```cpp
static thread_local char g_err[512] = "";
void reid_set_error(const char* fmt, ...) {
    va_list ap;
    va_start(ap, fmt);
    vsnprintf(g_err, sizeof(g_err), fmt, ap);
    va_end(ap);
}
extern "C" const char* reid_last_error(void) { return g_err; }
extern "C" int reid_version(void) { return REID_ABI_VERSION; }

static const char* const g_knob_names[] = {"GEMM_TILE", "ATTN_BWD", "LORA_IMPL", "LN_IMPL", "TOPK_TILE", "TOPK_SCAN"};
static_assert(sizeof(g_knob_names) / sizeof(g_knob_names[0]) == KNOB_COUNT, "one name per reid_knob_id");
static int g_knobs[KNOB_COUNT];
static int* knob_table() {
    static const bool init = [] {
        for (int i = 0; i < KNOB_COUNT; ++i) {
            char name[64];
            snprintf(name, sizeof(name), "REID_%s", g_knob_names[i]);
            const char* e = getenv(name);
            g_knobs[i] = e ? atoi(e) : -1;
        }
        return true;
    }();
    (void)init;
    return g_knobs;
}
int reid_knob(int id) { return knob_table()[id]; }
extern "C" int reid_set_knob(const char* name, int value) {
    int* t = knob_table();
    for (int i = 0; i < KNOB_COUNT; ++i)
        if (strcmp(name, g_knob_names[i]) == 0) {
            t[i] = value; return REID_OK;
        }
    reid_set_error("reid_set_knob: unknown knob %s", name);
    return REID_ERR_ARG;
}
int reid_num_cus() {
    static const int n = [] {
        int dev = 0;
        hipDeviceProp_t prop;
        if (hipGetDevice(&dev) != hipSuccess || hipGetDeviceProperties(&prop, dev) != hipSuccess) return 256;
        return prop.multiProcessorCount > 0 ? prop.multiProcessorCount : 256;
    }();
    return n;
}
extern "C" int reid_flavor(void) { return REID_FLAVOR_ID; }
extern "C" int reid_check_device(int dev) {
    hipDeviceProp_t prop;
    if (hipGetDeviceProperties(&prop, dev) != hipSuccess) {
        reid_set_error("reid_check_device: hipGetDeviceProperties(%d) failed", dev);
        return REID_ERR_DEVICE;
    }
    if (strncmp(prop.gcnArchName, "gfx950", 6) != 0) {
        reid_set_error("reid_check_device: device %d is %s, this library is built for gfx950 only", dev, prop.gcnArchName);
        return REID_ERR_DEVICE;
    }
    return REID_OK;
}

namespace {

constexpr int MAXV = 4;

__global__ __launch_bounds__(256) void ln_fwd_kernel(const float* __restrict__ x, int ldx, const int32_t* __restrict__ row_index,
                                                     const float* __restrict__ gamma, const float* __restrict__ beta,
                                                     bf16_t* __restrict__ yb, float* __restrict__ yf, int ldy,
                                                     float* __restrict__ mean, float* __restrict__ rstd, int rows,
                                                     int cols, float eps) {
    REID_T16_ENTER();
    const int lane = threadIdx.x & 63;
    const int row = blockIdx.x * 4 + (threadIdx.x >> 6);
    if (row >= rows) return;
    const size_t src = row_index ? (size_t)row_index[row] : (size_t)row;
    const float* xr = x + src * ldx;
    const int nv = cols >> 2;
    f32x4 v[MAXV];
    float s = 0.f;
#pragma unroll
    for (int i = 0; i < MAXV; ++i) {
        const int c = lane + i * 64;
        v[i] = c < nv ? *(const f32x4*)(xr + c * 4) : f32x4{0.f, 0.f, 0.f, 0.f};
        s += v[i][0] + v[i][1] + v[i][2] + v[i][3];
    }
    const float mu = wave_sum(s) / cols;
    float q = 0.f;
#pragma unroll
    for (int i = 0; i < MAXV; ++i) {
        const int c = lane + i * 64;
        if (c < nv) {
#pragma unroll
            for (int e = 0; e < 4; ++e) { const float d = v[i][e] - mu; q += d * d; }
        }
    }
    const float rs = rsqrtf(wave_sum(q) / cols + eps);
    if (lane == 0) {
        if (mean) mean[row] = mu;
        if (rstd) rstd[row] = rs;
    }
#pragma unroll
    for (int i = 0; i < MAXV; ++i) {
        const int c = lane + i * 64;
        if (c < nv) {
            const f32x4 g = *(const f32x4*)(gamma + c * 4);
            const f32x4 b = *(const f32x4*)(beta + c * 4);
            f32x4 o;
#pragma unroll
            for (int e = 0; e < 4; ++e) o[e] = (v[i][e] - mu) * rs * g[e] + b[e];
            if (yf) *(f32x4*)(yf + (size_t)row * ldy + c * 4) = o;
            if (yb) *(uint2*)(yb + (size_t)row * ldy + c * 4) = uint2{pack_bf16x2(o[0], o[1]), pack_bf16x2(o[2], o[3])};
        }
    }
}

template <bool Y_HALF>
__global__ __launch_bounds__(256) void add_ln_fwd_kernel(const float* __restrict__ x, int ldx, const bf16_t* __restrict__ y, int ldy,
                                                         const float* __restrict__ row_scale, int rows_per_img,
                                                         float* __restrict__ xo, int ldxo, const float* __restrict__ gamma,
                                                         const float* __restrict__ beta, bf16_t* __restrict__ hb, int ldh,
                                                         float* __restrict__ mean, float* __restrict__ rstd, int rows, int cols, float eps) {
    REID_T16_ENTER();
    const int lane = threadIdx.x & 63;
    const int row = blockIdx.x * 4 + (threadIdx.x >> 6);
    if (row >= rows) return;
    const float* xr = x + (size_t)row * ldx;
    const bf16_t* yr = y + (size_t)row * ldy;
    const float sc = row_scale ? row_scale[row / rows_per_img] : 1.f;
    const int nv = cols >> 2;
    f32x4 v[MAXV];
    float s = 0.f;
#pragma unroll
    for (int i = 0; i < MAXV; ++i) {
        const int c = lane + i * 64;
        if (c < nv) {
            const f32x4 a = *(const f32x4*)(xr + c * 4);
            const bf16x4 b = *(const bf16x4*)(yr + c * 4);
#pragma unroll
            for (int e = 0; e < 4; ++e) v[i][e] = fmaf(sc, Y_HALF ? f16_to_f32((unsigned short)b[e]) : bf16_to_f32((bf16_t)b[e]), a[e]);
            *(f32x4*)(xo + (size_t)row * ldxo + c * 4) = v[i];
        } else {
            v[i] = f32x4{0.f, 0.f, 0.f, 0.f};
        }
        s += v[i][0] + v[i][1] + v[i][2] + v[i][3];
    }
    const float mu = wave_sum(s) / cols;
    float q = 0.f;
#pragma unroll
    for (int i = 0; i < MAXV; ++i) {
        const int c = lane + i * 64;
        if (c < nv) {
#pragma unroll
            for (int e = 0; e < 4; ++e) { const float d = v[i][e] - mu; q += d * d; }
        }
    }
    const float rs = rsqrtf(wave_sum(q) / cols + eps);
    if (lane == 0) {
        if (mean) mean[row] = mu;
        if (rstd) rstd[row] = rs;
    }
#pragma unroll
    for (int i = 0; i < MAXV; ++i) {
        const int c = lane + i * 64;
        if (c < nv) {
            const f32x4 g = *(const f32x4*)(gamma + c * 4);
            const f32x4 b = *(const f32x4*)(beta + c * 4);
            f32x4 o;
#pragma unroll
            for (int e = 0; e < 4; ++e) o[e] = (v[i][e] - mu) * rs * g[e] + b[e];
            *(uint2*)(hb + (size_t)row * ldh + c * 4) = uint2{pack_bf16x2(o[0], o[1]), pack_bf16x2(o[2], o[3])};
        }
    }
}

template <bool DY_BF16, bool AFFINE, bool DX_HALF, int VN = MAXV>
__global__ __launch_bounds__(256) void ln_bwd_kernel(const void* __restrict__ dy, int lddy, const float* __restrict__ x, int ldx,
                                                     const int32_t* __restrict__ row_index, const float* __restrict__ gamma,
                                                     const float* __restrict__ mean, const float* __restrict__ rstd,
                                                     const void* __restrict__ dres_, void* __restrict__ dx_,
                                                     bf16_t* __restrict__ dxb, int lddx, float* __restrict__ dgamma,
                                                     float* __restrict__ dbeta, int rows, int cols,
                                                     const float* __restrict__ bscale, int rows_per_img, int* __restrict__ overflow) {
    REID_T16_ENTER();
    if (DX_HALF) REID_F16_SATURATE();
    const int lane = threadIdx.x & 63;
    const int nv = cols >> 2;
    constexpr bool affine = AFFINE;
    f32x4 ag[VN], ab[VN];
#pragma unroll
    for (int i = 0; i < VN; ++i) { ag[i] = f32x4{0.f, 0.f, 0.f, 0.f}; ab[i] = ag[i]; }
    for (int row = blockIdx.x * 4 + (threadIdx.x >> 6); row < rows; row += gridDim.x * 4) {
        const size_t xrow = row_index ? (size_t)row_index[row] : (size_t)row;
        const float* xr = x + xrow * ldx;
        const float mu = mean[row], rs = rstd[row];
        f32x4 xh[VN], g[VN];
        float s1 = 0.f, s2 = 0.f;
#pragma unroll
        for (int i = 0; i < VN; ++i) {
            const int c = lane + i * 64;
            xh[i] = f32x4{0.f, 0.f, 0.f, 0.f}; g[i] = xh[i];
            if (c < nv) {
                const f32x4 xv = *(const f32x4*)(xr + c * 4);
                const f32x4 gm = *(const f32x4*)(gamma + c * 4);
                f32x4 d;
                if (DY_BF16) {
                    const bf16x4 t = *(const bf16x4*)((const bf16_t*)dy + (size_t)row * lddy + c * 4);
#pragma unroll
                    for (int e = 0; e < 4; ++e) d[e] = bf16_to_f32((bf16_t)t[e]);
                } else {
                    d = *(const f32x4*)((const float*)dy + (size_t)row * lddy + c * 4);
                }
#pragma unroll
                for (int e = 0; e < 4; ++e) {
                    xh[i][e] = (xv[e] - mu) * rs;
                    if (affine) { ag[i][e] = fmaf(d[e], xh[i][e], ag[i][e]); ab[i][e] += d[e]; }
                    g[i][e] = d[e] * gm[e];
                    s1 += g[i][e];
                    s2 += g[i][e] * xh[i][e];
                }
            }
        }
        const float m1 = wave_sum(s1) / cols, m2 = wave_sum(s2) / cols;
        const float bs = bscale ? bscale[xrow / rows_per_img] : 1.f;
        bool clamped = false;
#pragma unroll
        for (int i = 0; i < VN; ++i) {
            const int c = lane + i * 64;
            if (c < nv) {
                f32x4 o;
#pragma unroll
                for (int e = 0; e < 4; ++e) o[e] = rs * (g[i][e] - m1 - xh[i][e] * m2);
                if (DX_HALF) {
                    if (dres_) {
                        const uint2 r = *(const uint2*)((const unsigned short*)dres_ + xrow * lddx + c * 4);
                        o[0] += f16_to_f32((unsigned short)(r.x & 0xffffu)); o[1] += f16_to_f32((unsigned short)(r.x >> 16));
                        o[2] += f16_to_f32((unsigned short)(r.y & 0xffffu)); o[3] += f16_to_f32((unsigned short)(r.y >> 16));
                    }
#pragma unroll
                    for (int e = 0; e < 4; ++e) clamped |= f16_clamps(o[e]) || (REID_FLAVOR_ID == 1 && dxb && f16_clamps(o[e] * bs));
                    *(uint2*)((unsigned short*)dx_ + xrow * lddx + c * 4) = uint2{pack_f16x2(o[0], o[1]), pack_f16x2(o[2], o[3])};
                } else {
                    if (dres_) {
                        const f32x4 r = *(const f32x4*)((const float*)dres_ + xrow * lddx + c * 4);
                        o += r;
                    }
                    *(f32x4*)((float*)dx_ + xrow * lddx + c * 4) = o;
                }
                if (dxb) *(uint2*)(dxb + xrow * lddx + c * 4) = uint2{pack_bf16x2(o[0] * bs, o[1] * bs), pack_bf16x2(o[2] * bs, o[3] * bs)};
            }
        }
        if (DX_HALF && overflow && __ballot(clamped) && lane == 0) atomicOr(overflow, 1);
    }
    if (affine) {
#pragma unroll
        for (int i = 0; i < VN; ++i) {
            const int c = lane + i * 64;
            if (c < nv) {
#pragma unroll
                for (int e = 0; e < 4; ++e) {
                    if (dgamma) atomicAdd(dgamma + c * 4 + e, ag[i][e]);
                    if (dbeta) atomicAdd(dbeta + c * 4 + e, ab[i][e]);
                }
            }
        }
    }
}

__global__ __launch_bounds__(256) void im2col_kernel(const float* __restrict__ img, bf16_t* __restrict__ out, int n_img, int H,
                                                     int W, int P, int cin) {
    REID_T16_ENTER();
    const int gw = W / P, gh = H / P;
    const int kc = cin * P * P;
    const int chunks_per_row = kc / 8;
    const long total = (long)n_img * gh * gw * chunks_per_row;
    for (long i = (long)blockIdx.x * blockDim.x + threadIdx.x; i < total; i += (long)gridDim.x * blockDim.x) {
        const int ch = i % chunks_per_row;
        const long prow = i / chunks_per_row;
        const int pw = prow % gw, ph = (prow / gw) % gh;
        const long b = prow / (gw * gh);
        const int k = ch * 8;
        const int c = k / (P * P), py = (k / P) % P, px = k % P;
        const size_t base = ((size_t)b * 3) * H * W + (size_t)(ph * P + py) * W + pw * P + px;
        float v[8];
        if (cin == 3) {
            const float* s = img + base + (size_t)c * H * W;
            const f32x4 a = *(const f32x4*)s, bb = *(const f32x4*)(s + 4);
#pragma unroll
            for (int e = 0; e < 4; ++e) { v[e] = a[e]; v[4 + e] = bb[e]; }
        } else {
#pragma unroll
            for (int e = 0; e < 8; ++e) v[e] = 0.f;
            for (int cc = 0; cc < 3; ++cc) {
                const float* s = img + base + (size_t)cc * H * W;
                const f32x4 a = *(const f32x4*)s, bb = *(const f32x4*)(s + 4);
#pragma unroll
                for (int e = 0; e < 4; ++e) { v[e] += a[e]; v[4 + e] += bb[e]; }
            }
#pragma unroll
            for (int e = 0; e < 8; ++e) v[e] = v[e] / 3.0f;
        }
        uint4 o = {pack_bf16x2(v[0], v[1]), pack_bf16x2(v[2], v[3]), pack_bf16x2(v[4], v[5]), pack_bf16x2(v[6], v[7])};
        *(uint4*)(out + (size_t)prow * kc + k) = o;
    }
}

__global__ void cls_rows_kernel(const float* __restrict__ cls, const float* __restrict__ pos0, float* __restrict__ x, int ldx,
                                int n_img, int tokens, int cols) {
    REID_T16_ENTER();
    const int i = blockIdx.x * blockDim.x + threadIdx.x;
    const int nv = cols >> 2;
    if (i >= n_img * nv) return;
    const int b = i / nv, c = i % nv;
    const f32x4 a = *(const f32x4*)(cls + c * 4), p = *(const f32x4*)(pos0 + c * 4);
    *(f32x4*)(x + (size_t)b * tokens * ldx + c * 4) = a + p;
}

// ... 312 lines not shown
```

Measured before the change: 2148 instances/s.

## Replace two-sweep attention forward softmax with single-pass online softmax

For sequences with four or more key tiles, the forward attention kernel now computes each score tile once and applies an online softmax. It tracks a running max, rescales the accumulators only when a wave-wide ballot shows the max grew, and software-pipelines the next tile's score MMA ahead of the current tile's exp and PV. This removes the second QK^T sweep that the previous two-pass scheme recomputed, and it skips key tiles past the true sequence length. The old two-sweep path remains behind a new ATTN_FWD knob. The costs are occasional rescale work, higher register pressure from holding two score tiles, and a shifted knob enum order.

```diff
diff --git a/prcv2025reid_amd/csrc/attention.hip b/prcv2025reid_amd/csrc/attention.hip
--- a/prcv2025reid_amd/csrc/attention.hip
+++ b/prcv2025reid_amd/csrc/attention.hip
@@ -108,8 +108,8 @@
 }
 
 
-template <int NT, bool TWO_PASS>
-__global__ __launch_bounds__(NT * 64, TWO_PASS ? 4 : 1) void attn_fwd_kernel(const AttnParams p) {
+template <int NT, bool STREAM, bool TWO_SWEEP>
+__global__ __launch_bounds__(NT * 64, STREAM ? 4 : 1) void attn_fwd_kernel(const AttnParams p) {
     REID_T16_ENTER();
     extern __shared__ __attribute__((aligned(16))) char smem[];
     char* Ks = smem;
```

################

**THE TASK**
Search the entries for the word "AttnParams", then list each line that holds it.

**YOUR SOLUTION**
-__global__ __launch_bounds__(NT * 64, TWO_PASS ? 4 : 1) void attn_fwd_kernel(const AttnParams p) {
+__global__ __launch_bounds__(NT * 64, STREAM ? 4 : 1) void attn_fwd_kernel(const AttnParams p) {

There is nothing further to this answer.